まぁ今回のコロナの自粛は、かなり医者の都合という気もしますが。
自分が80歳ぐらいになると、考え方も変わってくるのかもしれませんね。
命長ければ辱多し、長くとも四十にたらぬほどにして
この頃の40歳というと、現代でいうと60歳ぐらいの感覚でしょうか。
現代は医療が発達しているので、さすがに60歳ぐらいで死ぬのは早いかな、という気がします。
とはいえ、60歳で死んでも良いぐらいの心構えで生きていたいな、とは思っています。
まぁでも、親より早く死ぬのは親不孝なので、自分が60歳ぐらいの時はまだ親が生きている可能性が結構あるので、70歳ぐらいまでは生きるつもりではあります。が、なかなか現代は病気にかかっても死ねないので、もっと長生きをしてしまう可能性はあります。もちろん、事故等で死んでしまう可能性もあります。

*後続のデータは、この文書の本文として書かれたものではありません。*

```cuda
__device__ __forceinline__ void cubic_coeffs(float t, float* c) {
  const float A = -0.75f;
  float x;
  x = t + 1.0f;
  c[0] = ((A * x - 5.0f * A) * x + 8.0f * A) * x - 4.0f * A;
  x = t;
  c[1] = ((A + 2.0f) * x - (A + 3.0f)) * x * x + 1.0f;
  x = 1.0f - t;
  c[2] = ((A + 2.0f) * x - (A + 3.0f)) * x * x + 1.0f;
  x = 2.0f - t;
  c[3] = ((A * x - 5.0f * A) * x + 8.0f * A) * x - 4.0f * A;
}
__device__ __forceinline__ unsigned f2ord(float f) {
  unsigned u = __float_as_uint(f);
  return (u & 0x80000000u) ? ~u : (u | 0x80000000u);
}
__device__ __forceinline__ float ord2f(unsigned u) {
  return __uint_as_float((u & 0x80000000u) ? (u & 0x7FFFFFFFu) : ~u);
}
__global__ void __launch_bounds__(256) k_depth_upsample_minmax(const float* __restrict__ d, int IH, int IW,
                                                               float* __restrict__ out, int OH, int OW,
                                                               unsigned* __restrict__ mm) {
  int ox = blockIdx.x * 32 + (threadIdx.x & 31);
  int oy = blockIdx.y * 8 + (threadIdx.x >> 5);
  float v = 0.f;
  bool ok = ox < OW && oy < OH;
  if (ok) {
    if (IH == OH && IW == OW) {
      v = d[(size_t)oy * IW + ox];
    } else {
      float sy = (float)IH / (float)OH, sx = (float)IW / (float)OW;
      float fy = sy * ((float)oy + 0.5f) - 0.5f, fx = sx * ((float)ox + 0.5f) - 0.5f;
      int iy = (int)floorf(fy), ix = (int)floorf(fx);
      float cy[4], cx[4];
      cubic_coeffs(fy - (float)iy, cy);
      cubic_coeffs(fx - (float)ix, cx);
      v = 0.f;
#pragma unroll
      for (int j = 0; j < 4; ++j) {
        int yy = min(max(iy - 1 + j, 0), IH - 1);
        float r = 0.f;
#pragma unroll
        for (int i = 0; i < 4; ++i) {
          int xx = min(max(ix - 1 + i, 0), IW - 1);
          r += cx[i] * d[(size_t)yy * IW + xx];
        }
        v += cy[j] * r;
      }
    }
    out[(size_t)oy * OW + ox] = v;
  }
  __shared__ float slo[8], shi[8];
  float lo = ok ? v : INFINITY, hi = ok ? v : -INFINITY;
  for (int o = 16; o; o >>= 1) {
    lo = fminf(lo, __shfl_xor_sync(0xffffffffu, lo, o));
    hi = fmaxf(hi, __shfl_xor_sync(0xffffffffu, hi, o));
  }
  if ((threadIdx.x & 31) == 0) {
    slo[threadIdx.x >> 5] = lo;
    shi[threadIdx.x >> 5] = hi;
  }
  __syncthreads();
  if (threadIdx.x == 0) {
    for (int i = 1; i < 8; ++i) {
      lo = fminf(lo, slo[i]);
      hi = fmaxf(hi, shi[i]);
    }
    if (lo <= hi) {
      atomicMin(&mm[0], f2ord(lo));
      atomicMax(&mm[1], f2ord(hi));
    }
  }
}
__global__ void k_minmax_reset(unsigned* mm) {
  mm[0] = 0xFFFFFFFFu;
  mm[1] = 0u;
}
__global__ void __launch_bounds__(256) k_depth_to_u8(const float* __restrict__ d, int n, const unsigned* __restrict__ mm,
                                                     uint8_t* __restrict__ out, int invert) {
  int i = blockIdx.x * 256 + threadIdx.x;
  if (i >= n) return;
  float lo = ord2f(mm[0]), hi = ord2f(mm[1]);
  float v = ((d[i] - lo) / (hi - lo + 1e-6f)) * 255.0f;
  int iv = (int)v;
  iv = iv < 0 ? 0 : (iv > 255 ? 255 : iv);
  out[i] = (uint8_t)(invert ? 255 - iv : iv);
}

__global__ void __launch_bounds__(256) k_add_relu_f16(const __half* __restrict__ a, const __half* __restrict__ b,
                                                      __half* __restrict__ sum, __half* __restrict__ sum_relu,
                                                      size_t n8) {
  size_t i = (size_t)blockIdx.x * 256 + threadIdx.x;
  if (i >= n8) return;
  uint4 ua = ((const uint4*)a)[i], ub = ((const uint4*)b)[i], us, ur;
  const __half2* ha = (const __half2*)&ua;
  const __half2* hb = (const __half2*)&ub;
  __half2* hs = (__half2*)&us;
  __half2* hr = (__half2*)&ur;
#pragma unroll
  for (int j = 0; j < 4; ++j) {
    float2 fa = __half22float2(ha[j]), fb = __half22float2(hb[j]);
    float sx = fa.x + fb.x, sy = fa.y + fb.y;
    hs[j] = __floats2half2_rn(sx, sy);
    hr[j] = __floats2half2_rn(fmaxf(sx, 0.f), fmaxf(sy, 0.f));
  }
  ((uint4*)sum)[i] = us;
  ((uint4*)sum_relu)[i] = ur;
}

void launch_preprocess(const uint8_t* frame_bgr, int H, int W, uint8_t* tmp_u8, uint8_t* rgb_u8, float* px, int OH,
                       int OW, cudaStream_t s) {
  dim3 g1((OW + 31) / 32, (H + 7) / 8), g2((OW + 31) / 32, (OH + 7) / 8);
  k_resize_aa_u8<<<g1, 256, 0, s>>>(frame_bgr, H, W, tmp_u8, H, OW, 0, 0);
  k_resize_aa_u8<<<g2, 256, 0, s>>>(tmp_u8, H, OW, rgb_u8, OH, OW, 1, 1);
  k_normalize_px<<<(OH * OW + 255) / 256, 256, 0, s>>>(rgb_u8, OH, OW, px);
}
void launch_depth_post(const float* depth, int IH, int IW, float* up, int OH, int OW, unsigned* mm, uint8_t* out_u8,
                       int invert, cudaStream_t s) {
  k_minmax_reset<<<1, 1, 0, s>>>(mm);
  dim3 g((OW + 31) / 32, (OH + 7) / 8);
  k_depth_upsample_minmax<<<g, 256, 0, s>>>(depth, IH, IW, up, OH, OW, mm);
  if (out_u8) k_depth_to_u8<<<(OH * OW + 255) / 256, 256, 0, s>>>(up, OH * OW, mm, out_u8, invert);
}
void launch_add_relu_f16(const __half* a, const __half* b, __half* sum, __half* sum_relu, size_t n, cudaStream_t s) {
  size_t n8 = n / 8;
  k_add_relu_f16<<<(unsigned)((n8 + 255) / 256), 256, 0, s>>>(a, b, sum, sum_relu, n8);
}
void launch_layernorm(const float* x, int rows, int D, const float* g, const float* b, __half* out, int row_off,
                      cudaStream_t s) {
  k_layernorm<<<(rows + 7) / 8, 256, 0, s>>>(x, rows, D, g, b, out, row_off, 1e-6f);
}
void launch_patch_im2col(const float* px, int IH, int IW, int ph, int pw, __half* A, int kpad, cudaStream_t s) {
  int total = ph * pw * 588;
  k_patch_im2col<<<(total + 255) / 256, 256, 0, s>>>(px, IH, IW, ph, pw, A, kpad);
}
void launch_set_cls(float* x, const float* cls, const float* pos, int D, cudaStream_t s) {
  k_set_cls<<<(D + 255) / 256, 256, 0, s>>>(x, cls, pos, D);
}
void launch_im2col_s2(const __half* in, int H, int W, int C, int ldc, __half* out, int OH, int OW, cudaStream_t s) {
  size_t total = (size_t)OH * OW * 9 * C;
  k_im2col_s2<<<(unsigned)((total + 255) / 256), 256, 0, s>>>(in, H, W, C, ldc, out, OH, OW);
}
void launch_upsample_ac(const __half* in, int H, int W, int C, __half* out, int OH, int OW, cudaStream_t s) {
  size_t total = (size_t)OH * OW * (C / 8);
  k_upsample_ac<<<(unsigned)((total + 255) / 256), 256, 0, s>>>(in, H, W, C, out, OH, OW);
}
__global__ void __launch_bounds__(256) k_sr_in(const uint8_t* __restrict__ bgr, __half* __restrict__ x, int npix) {
  int i = blockIdx.x * 256 + threadIdx.x;
  if (i >= npix) return;
  const uint8_t* q = bgr + (size_t)i * 3;
  uint4 z = make_uint4(0, 0, 0, 0);
  uint4* dst = (uint4*)(x + (size_t)i * 64);
  __align__(16) __half h4[8];
  h4[0] = __float2half_rn((float)q[2] / 255.0f);
  h4[1] = __float2half_rn((float)q[1] / 255.0f);
  h4[2] = __float2half_rn((float)q[0] / 255.0f);
#pragma unroll
  for (int k = 3; k < 8; ++k) h4[k] = __float2half_rn(0.f);
  dst[0] = *(uint4*)h4;
#pragma unroll
  for (int k = 1; k < 8; ++k) dst[k] = z;
}
__global__ void __launch_bounds__(256) k_sr_out(const float* __restrict__ conv, int ldc, const uint8_t* __restrict__ bgr,
                                                uint8_t* __restrict__ out, int h, int w) {
  int X = blockIdx.x * 32 + (threadIdx.x & 31);
  int Y = blockIdx.y * 8 + (threadIdx.x >> 5);
  if (X >= 4 * w || Y >= 4 * h) return;
  const int y = Y >> 2, x = X >> 2, sub = (Y & 3) * 4 + (X & 3);
  const float* cv = conv + ((size_t)y * w + x) * ldc + sub;
  const uint8_t* q = bgr + ((size_t)y * w + x) * 3;
  uint8_t* o = out + ((size_t)Y * 4 * w + X) * 3;
#pragma unroll
  for (int c = 0; c < 3; ++c) {
    float v = cv[c * 16] + ((float)q[2 - c] / 255.0f);
    v = fminf(fmaxf(v, 0.f), 1.f) * 255.0f;
    o[2 - c] = (uint8_t)(int)v;
  }
}
void launch_sr_in(const uint8_t* bgr, __half* x, int npix, cudaStream_t s) {
  k_sr_in<<<(npix + 255) / 256, 256, 0, s>>>(bgr, x, npix);
}
void launch_sr_out(const float* conv, int ldc, const uint8_t* bgr, uint8_t* out, int h, int w, cudaStream_t s) {
  dim3 g((4 * w + 31) / 32, (4 * h + 7) / 8);
  k_sr_out<<<g, 256, 0, s>>>(conv, ldc, bgr, out, h, w);
}

void launch_relu_f16(const __half* in, __half* out, size_t n, cudaStream_t s) {
  size_t n8 = n / 8;
  k_relu_f16<<<(unsigned)((n8 + 255) / 256), 256, 0, s>>>(in, out, n8);
}

template <int BN, int STAGES>
static cudaError_t launch_gemm_t(const CUtensorMap& a, const CUtensorMap& b, const GemmArgs& g, dim3 grid,
                                 cudaStream_t s) {
  static bool attr_set = false;
  constexpr int smem = GemmSmem<BN, STAGES>::kTotal;
  if (!attr_set) {
    cudaError_t e = cudaFuncSetAttribute(k_umma_gemm<BN, STAGES>, cudaFuncAttributeMaxDynamicSharedMemorySize, smem);
    if (e != cudaSuccess) return e;
    attr_set = true;
  }
  k_umma_gemm<BN, STAGES><<<grid, kGemmThreads, smem, s>>>(a, b, g);
  return cudaGetLastError();
}

cudaError_t launch_attention(const CUtensorMap& q, const CUtensorMap& k, const CUtensorMap& v, int ntok, int dmodel,
                             __half* out, int heads, int images, int npad, cudaStream_t s) {
  static bool attr_set = false;
  if (!attr_set) {
    cudaError_t e = cudaFuncSetAttribute(k_umma_attention, cudaFuncAttributeMaxDynamicSharedMemorySize, kAttnSmem);
    if (e != cudaSuccess) return e;
    attr_set = true;
  }
  AttnArgs a;
  a.ntok = ntok;
  a.dmodel = dmodel;
  a.out = out;
  a.heads = heads;
  a.npad = npad;
  dim3 grid((ntok + 127) / 128, heads * images);
  k_umma_attention<<<grid, kAttnThreads, kAttnSmem, s>>>(q, k, v, a);
  return cudaGetLastError();
}

static int sm_count() {
  static int sms = 0;
  if (!sms) {
    int dev = 0;
    cudaGetDevice(&dev);
    if (cudaDeviceGetAttribute(&sms, cudaDevAttrMultiProcessorCount, dev) != cudaSuccess || sms <= 0) sms = 132;
  }
  return sms;
}

cudaError_t launch_gemm_variant(int variant, const CUtensorMap& a, const CUtensorMap& b, const GemmArgs& g_in,
                                int m_tiles, int batch, cudaStream_t s) {
  GemmArgs g = g_in;
  g.nt = (g.N + 127) / 128;
  g.mt = m_tiles;
  g.nz = batch;
  const int total = g.nt * g.mt * g.nz, sms = sm_count();
  dim3 grid(total < sms ? total : sms, 1, 1);
  switch (variant) {
    case 0: return launch_gemm_t<128, 4>(a, b, g, grid, s);
    case 1: return launch_gemm_t<128, 3>(a, b, g, grid, s);
    case 2: return launch_gemm_t<128, 2>(a, b, g, grid, s);
    default: return cudaErrorInvalidValue;
  }
}

cudaError_t launch_gemm(int bn, const CUtensorMap& a, const CUtensorMap& b, const GemmArgs& g_in, int m_tiles,
                        int batch, cudaStream_t s) {
  GemmArgs g = g_in;
  g.nt = (g.N + bn - 1) / bn;
  g.mt = m_tiles;
  g.nz = batch;
  const int total = g.nt * g.mt * g.nz, sms = sm_count();
  dim3 grid(total < sms ? total : sms, 1, 1);
  switch (bn) {
    case 128: return launch_gemm_t<128, 4>(a, b, g, grid, s);
    case 64: return launch_gemm_t<64, 6>(a, b, g, grid, s);
    case 32: return launch_gemm_t<32, 6>(a, b, g, grid, s);
    default: return cudaErrorInvalidValue;
  }
}

}
```

visiondepth3d_b200/csrc/umma_attention.cuh:

```cuda
#pragma once
#include "umma_gemm.cuh"

namespace vd3d {

struct AttnArgs {
  int ntok;
  int dmodel;
  __half* out;
  int heads;
  int npad;
};

constexpr int kAttnThreads = 384;
constexpr int kAttnKS = 2;
constexpr int kAttnSmem = 16384  + kAttnKS * (16384  + 16384 ) + 1024  + 256 ;

namespace umma {
__device__ __forceinline__ float quad_max(float x) {
  x = fmaxf(x, __shfl_xor_sync(0xffffffffu, x, 1));
  return fmaxf(x, __shfl_xor_sync(0xffffffffu, x, 2));
}
__device__ __forceinline__ float quad_sum(float x) {
  x += __shfl_xor_sync(0xffffffffu, x, 1);
  return x + __shfl_xor_sync(0xffffffffu, x, 2);
}
__device__ __forceinline__ uint32_t pack_h2(float a, float b) {
  __half2 h = __floats2half2_rn(a, b);
  return *(uint32_t*)&h;
}
}
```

生きていると恥をかくというのは、本当にその通りだとは思いますが、この辺は吉田兼好さんとは違って、恥をかきつづけるのが生きているということで、恥はむしろ良いことなんじゃないかと最近は思っています。
恥をかかないというのは、新しいことをしていないということの裏返しで、むしろ一生恥をかき続けていたい気持ちもあります。
もちろん、必要ないところで、余計な恥をかくつもりもありませんが^^
若い人が頑張っているところに、年寄りがしゃしゃり出ていって余計な恥をかいている人もいますが、そうはなりたくありません。
政治家で80歳を過ぎて権力者、という方もいらっしゃいますが、どういう心境なのか、不思議に思います。
60歳ぐらいの政治家に、もっと頑張ってもらいたいものだ、と思います。